Let's solve the problem step by step.

Given:

1. Distance covered at the 11th second, $s_{11} = 720$ cm
2. Distance covered at the 15th second, $s_{15} = 96$ cm
3. The particle is moving with a constant deceleration.

Required:

1. Initial velocity $u$
2. Deceleration $a$

Using the equation of motion:

The position of the particle at any time $t$ is given by:

$s_t = ut - \frac{1}{2}at^2$

For the 11th second (t = 11):

$s_{11} = u(11) - \frac{1}{2}a(11)^2$

$720 = 11u - \frac{121}{2}a \quad \text{(Equation 1)}$

For the 15th second (t = 15):

$s_{15} = u(15) - \frac{1}{2}a(15)^2$

$96 = 15u - \frac{225}{2}a \quad \text{(Equation 2)}$

Solving the equations:

From Equation 1: $720 = 11u - 60.5a \quad \text{(1)}$

From Equation 2: $96 = 15u - 112.5a \quad \text{(2)}$

Now, subtract Equation 1 from Equation 2 to eliminate $u$:

$(96 - 720) = (15u - 11u) - (112.5a - 60.5a)$

$-624 = 4u - 52a$

$4u - 52a = -624 \quad \text{(Equation 3)}$

Simplify Equation 3:

$u - 13a = -156 \quad \text{(Equation 4)}$

Now, let's substitute Equation 4 into Equation 1 to find $a$:

From Equation 1: $720 = 11(-156 + 13a) - 60.5a$

$720 = -1716 + 143a - 60.5a$

$720 + 1716 = 82.5a$

$2436 = 82.5a$

$a = \frac{2436}{82.5} \approx 29.52 \text{ cm/s}^2$

Now, substitute $a$ back into Equation 4 to find $u$:

$u = -156 + 13(29.52)$

$u = -156 + 383.76 \approx 227.76 \text{ cm/s}$

Final Answers:

• Initial Velocity $u \approx 227.76$ cm/s
• Deceleration $a \approx 29.52$ cm/s²

Would you like further details or explanations?

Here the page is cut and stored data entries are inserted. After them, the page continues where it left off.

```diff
+  for (int l = 0; l < PB; ++l) lr[l] = 0.0;
+  bool done = false;
+  int pos = x0;
+  int have = 0;
+  for (;;) {
+    const unsigned long long pw = strm_wait(w.strm, seq, have, t0, budget);
+    if (pw == 0ull) return;
+    const int s = min(int(pw & SW_STEPS), PB);
+    if (s > have) {
+      if (lane >= have && lane < s) {
+        const int pr = ld_sc1i(w.prow + lane), po = ld_sc1i(w.ppoi + lane), pq = ld_sc1i(w.pq + lane);
+        const double pi = ld_sc1d(w.pinv + lane);
+        prow_s[lane] = pr;
+        poi_s[lane] = min(max(po, 0), n - ps - 1);
+        pq_s[lane] = pq;
+        pinv_s[lane] = pi;
+      }
+      for (int e0 = have * PB; e0 < s * PB; e0 += 4 * 64) {
+        double v[4];
+#pragma unroll
+        for (int u = 0; u < 4; ++u) {
+          const int e = e0 + lane + 64 * u;
+          v[u] = e < s * PB ? ld_sc1d(w.Lpp + e) : 0.0;
+        }
+#pragma unroll
+        for (int u = 0; u < 4; ++u) {
+          const int e = e0 + lane + 64 * u;
+          if (e < s * PB) lpl[e] = v[u];
+        }
+      }
+      __syncthreads();
+#pragma unroll
+      for (int j = 0; j < PB; ++j)
+        if (j >= have && j < s) lr[j] = Hc[hk_at(poi_s[j], oi, n)];
+#pragma unroll
+      for (int t = 0; t < PB; ++t) {
+        if (t >= have && t < s) {
+          const double *lp = lpl + t * PB;
+          double v = lr[t];
+#pragma unroll
+          for (int l = 0; l < t; ++l) v = fma(-lr[l], lp[l], v);
+          const double lv = v * pinv_s[t];
+          const bool act = !done, isp = prow_s[t] == r;
+          lr[t] = act ? (isp ? lp[t] : lv) : 0.0;
+          d = (act & !isp) ? fma(-lv, lv, d) : d;
+          const int i = ps + t, q = pq_s[t];
+          pos = (act & isp) ? i : ((pos == i) & (q != i)) ? q : pos;
+          done = done | (act & isp);
+          if ((t & 3) == 3 && valid) {
+            double *dst = w.L + size_t(r) * k + ps + (t - 3);
+#pragma unroll
+            for (int u = 0; u < 4; ++u) dst[u] = lr[t - 3 + u];
+          }
+        }
+      }
+      have = s;
+    }
+    if ((pw & SW_ENDED) != 0ull) break;
+  }
+  const int tn = have, ps2 = ps + tn;
+  if (tn <= 0) return;
+  if (valid) w.dsc[r] = d;
+#pragma unroll
+  for (int l = 0; l < PB; ++l) {
+    if (valid && pos >= ps2 && pos < n) w.LT[size_t(l) * n + (pos - ps2)] = lr[l];
+    if (valid && l >= (tn & ~3) && l < tn) w.L[size_t(r) * k + ps + l] = lr[l];
+  }
+  if (lane == 0) {
+    w.fdone[c] = int(seq);
+    (void)__hip_atomic_fetch_add((pv_u64 *)(w.strm + 1), 1ull, __ATOMIC_RELAXED,
+                                 __HIP_MEMORY_SCOPE_AGENT);
+  }
+}
+
 __global__ __launch_bounds__(STH) void piv_sel_kernel(int n, int k, PivWs w,
-                                                      const double *__restrict__ Hc, int flev) {
+                                                      const double *__restrict__ Hc, int flev,
+                                                      unsigned seq, unsigned budget) {
   extern __shared__ int permL[];
+  if (blockIdx.x != 0) {
+    if (threadIdx.x < 64)
+      piv_stream_worker(n, k, w, Hc, seq, budget, reinterpret_cast<char *>(permL));
+    return;
+  }
   __shared__ unsigned hist[HPAD];
   __shared__ int cand[SEL + 1];
   __shared__ double2 rec[STH / 64];
@@ -638,7 +867,10 @@
   const int tid = threadIdx.x, lane = tid & 63, wid = tid >> 6;
   const int ps = w.sstate[0];
   if (ps >= k) {
-    if (tid == 0) w.sstate[1] = 0;
+    if (tid == 0) {
+      w.sstate[1] = 0;
+      if (seq != 0u) st_sc1u(w.strm, sw_word(seq, ps) | SW_NOSTREAM | SW_ENDED);
+    }
     return;
   }
   const int pe = min(ps + PB, k);
@@ -646,6 +878,11 @@
                   : !lev_pays(n - ps, 1) ? NLEV - 1
                                          : min(max(w.sstate[SS_LEV], 0), NLEV - 1);
   const int nsel = SEL >> (NLEV - 1 - lev);
+  const bool pub = seq != 0u && lev < NLEV - 1;
+  if (seq != 0u && tid == 4 * 64) {
+    st_sc1u(w.strm + 1, 0ull);
+    st_sc1u(w.strm, sw_word(seq, ps) | (pub ? 0ull : SW_NOSTREAM | SW_ENDED));
+  }
 #ifdef TG_SEL_PHASES
   uint64_t selt_last = 0;
 #endif
@@ -810,7 +1047,7 @@
   for (int q = 0; q < STH / 64; ++q) nset += scnt[q];
   bo = bp - ps;
   block_argmax_sel<STH / 64>(bv, bp, brow, bo, rec, reco);
-  SelPanel sp{n,   k,  ps, pe,    nset, bp,   brow, bo,   lev,  flev < 0,
+  SelPanel sp{n,   k,  ps, pe,    nset, bp,   brow, bo,   lev,  flev < 0, pub,
               tau, bv, dS, pS,    permL, cand, rec,  reco, lrow,
 #ifdef TG_SEL_PHASES
               selt_last
@@ -822,7 +1059,10 @@
     sel_steps<STH / 64, 2>(sp, w, Hc);
     return;
   }
-  if (wid >= 4) return;
+  if (wid >= 4) {
+    if (pub && wid == 4) sel_publish<4>(sp, w, seq);
+    return;
+  }
   if (lev == 1) sel_steps<4, 2>(sp, w, Hc);
   else sel_steps<4, 1>(sp, w, Hc);
 }
@@ -909,15 +1149,17 @@
         permL[i] = piv;
         permL[q] = a;
       }
-      w.prow[t] = piv;
+      if (!sp.pub) w.prow[t] = piv;
     }
     SELT(2)
     __syncthreads();
     SELT(3)
-    const double ljj = sqrt(fmax(dpiv, 0.0));
-    const double inv = ljj > 0.0 ? 1.0 / ljj : 0.0;
-    if (tid == 0) w.pinv[t] = inv;
-    if (tid <= t) w.Lpp[t * PB + tid] = tid < t ? lrow[tid] : ljj;
+    double ljj, inv;
+    piv_scale(dpiv, ljj, inv);
+    if (!sp.pub) {
+      if (tid == 0) w.pinv[t] = inv;
+      if (tid <= t) w.Lpp[t * PB + tid] = tid < t ? lrow[tid] : ljj;
+    }
     double lrw[PB > 1 ? PB : 1];
 #pragma unroll
     for (int l = 0; l < t; ++l) lrw[l] = lrow[l];
@@ -978,7 +1220,8 @@
 
 template <int FT>
 __global__ __launch_bounds__(FT) void piv_fill_kernel(int n, int k, PivWs w,
-                                                      const double *__restrict__ Hc) {
+                                                      const double *__restrict__ Hc,
+                                                      unsigned seq) {
   __shared__ double lpp[PB][PB + 1];
   __shared__ double pinv[PB];
   __shared__ int prow[PB], poi[PB];
@@ -986,11 +1229,22 @@
   __shared__ int rst[FT];
   const int tid = threadIdx.x;
   const int tn = w.sstate[1];
+  const unsigned long long wdone = seq != 0u ? w.strm[1] : 0ull;
   if (tn <= 0) return;
   const int ps = w.sstate[0] - tn, ps2 = ps + tn;
-  for (int x = tid; x < PB * PB; x += FT) {
-    const int i = x / PB, l = x % PB;
-    lpp[i][l] = (i < tn && l <= i) ? w.Lpp[x] : 0.0;
+  if (seq != 0u && wdone == static_cast<unsigned long long>(tg::cdiv(n - ps, 64))) return;
+  const int x = ps + blockIdx.x * FT + tid;
+  const bool valid = x < n;
+  const int xc = valid ? x : n - 1;
+  const int r = w.perm[xc], oi = w.oidx[xc - ps];
+  bool todo = valid;
+  if (seq != 0u) {
+    todo = valid && unsigned(w.fdone[oi >> 6]) != seq;
+    if (!__syncthreads_or(todo)) return;
+  }
+  for (int e = tid; e < PB * PB; e += FT) {
+    const int i = e / PB, l = e % PB;
+    lpp[i][l] = (i < tn && l <= i) ? w.Lpp[e] : 0.0;
   }
   if (tid < PB) {
     pinv[tid] = tid < tn ? w.pinv[tid] : 0.0;
@@ -998,10 +1252,6 @@
     poi[tid] = tid < tn ? w.oidx[tid] : 0;
   }
   __syncthreads();
-  const int x = ps + blockIdx.x * FT + tid;
-  const bool valid = x < n;
-  const int xc = valid ? x : n - 1;
-  const int r = w.perm[xc], oi = w.oidx[xc - ps];
   double hv[PB];
 #pragma unroll
   for (int i = 0; i < PB; ++i) hv[i] = i < tn ? Hc[hk_at(poi[i], oi, n)] : 0.0;
@@ -1019,13 +1269,13 @@
     d = (act & !isp) ? fma(-lv, lv, d) : d;
     done = done | (act & isp);
   }
-  if (valid) w.dsc[r] = d;
+  if (todo) w.dsc[r] = d;
 #pragma unroll
   for (int l = 0; l < PB; ++l) {
-    if (valid && x >= ps2) w.LT[size_t(l) * n + (x - ps2)] = lr[l];
+    if (todo && x >= ps2) w.LT[size_t(l) * n + (x - ps2)] = lr[l];
     lst[tid][l] = lr[l];
   }
-  rst[tid] = valid ? r : -1;
+  rst[tid] = todo ? r : -1;
   __syncthreads();
   const int hw = tid >> 5, l = tid & 31;
   for (int t = hw; t < FT; t += FT / 32) {
@@ -1209,7 +1459,9 @@
     w.dsc[j] = w.Hk[size_t(j) * n + j];
     w.perm[j] = j;
     w.pos[j] = j;
-  }
+    if (j < tg::cdiv(n, 64)) w.fdone[j] = 0;
+  }
+  if (blockIdx.x == 0 && threadIdx.x < 2) w.strm[threadIdx.x] = 0ull;
   if (blockIdx.x == 0 && threadIdx.x < 16) w.sstate[threadIdx.x] = 0;
 }
 
@@ -1250,8 +1502,14 @@
 #endif
   hipLaunchKernelGGL(piv_init2_kernel, dim3(std::min(64, tg::cdiv(n, 256))), dim3(256), 0, st, n, w);
   TG_LAUNCHED();
-  const size_t lds = sizeof(int) * size_t((n + 1) & ~1) +
-                     (n <= SEL_LDS_N ? (sizeof(double) + sizeof(int)) * size_t(n) : 0);
+  const char *sv = getenv("TG_PIV_STREAM");
+  const bool stream = !(sv && sv[0] == '0');
+  unsigned budget = 200000u;
+  if (const char *sb = getenv("TG_PIV_STREAM_BUDGET")) budget = unsigned(strtoul(sb, nullptr, 10));
+  unsigned seq = 0;
+  const size_t lds = std::max(sizeof(int) * size_t((n + 1) & ~1) +
+                                  (n <= SEL_LDS_N ? (sizeof(double) + sizeof(int)) * size_t(n) : 0),
+                              stream ? WK_LDS : size_t(0));
   if (lds > 48 * 1024)
     TG_HIP(hipFuncSetAttribute((const void *)piv_sel_kernel,
                                hipFuncAttributeMaxDynamicSharedMemorySize, int(lds)));
@@ -1292,8 +1550,12 @@
       const int rows = n - (done + p);
       if (pend_rows > 0) TG_HIP(schur_compact(pend_rows));
       auto tok = tg::prof_begin(st, tg::PROF_PIVSTEP, 8.0 * double(n) * PB * 3, 0.0);
-      hipLaunchKernelGGL(piv_sel_kernel, dim3(1), dim3(STH), lds, st, n, k, w, hc, flev);
-      hipLaunchKernelGGL(piv_fill_kernel<64>, dim3(tg::cdiv(rows, 64)), dim3(64), 0, st, n, k, w, hc);
+      const int nwork = stream ? std::min(ncu - 1, tg::cdiv(rows, WK_ROWS)) : 0;
+      if (stream) ++seq;
+      hipLaunchKernelGGL(piv_sel_kernel, dim3(1 + nwork), dim3(STH), lds, st, n, k, w, hc, flev, seq,
+                         budget);
+      hipLaunchKernelGGL(piv_fill_kernel<64>, dim3(tg::cdiv(rows, 64)), dim3(64), 0, st, n, k, w, hc,
+                         seq);
       tg::prof_end(st, tok);
       TG_LAUNCHED();
       pend_rows = rows;
```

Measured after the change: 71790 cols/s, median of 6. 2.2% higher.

Here are some related questions to explore further:

1. How does constant deceleration affect the motion of an object?
2. How would the initial velocity change if the time intervals were different?
3. What would be the effect on the motion if the deceleration were not constant?
4. How can we derive the equation of motion for a particle with constant deceleration?
5. What are the implications of a negative initial velocity in this context?

Tip: When solving problems involving constant acceleration or deceleration, always carefully apply the correct kinematic equations to ensure accuracy.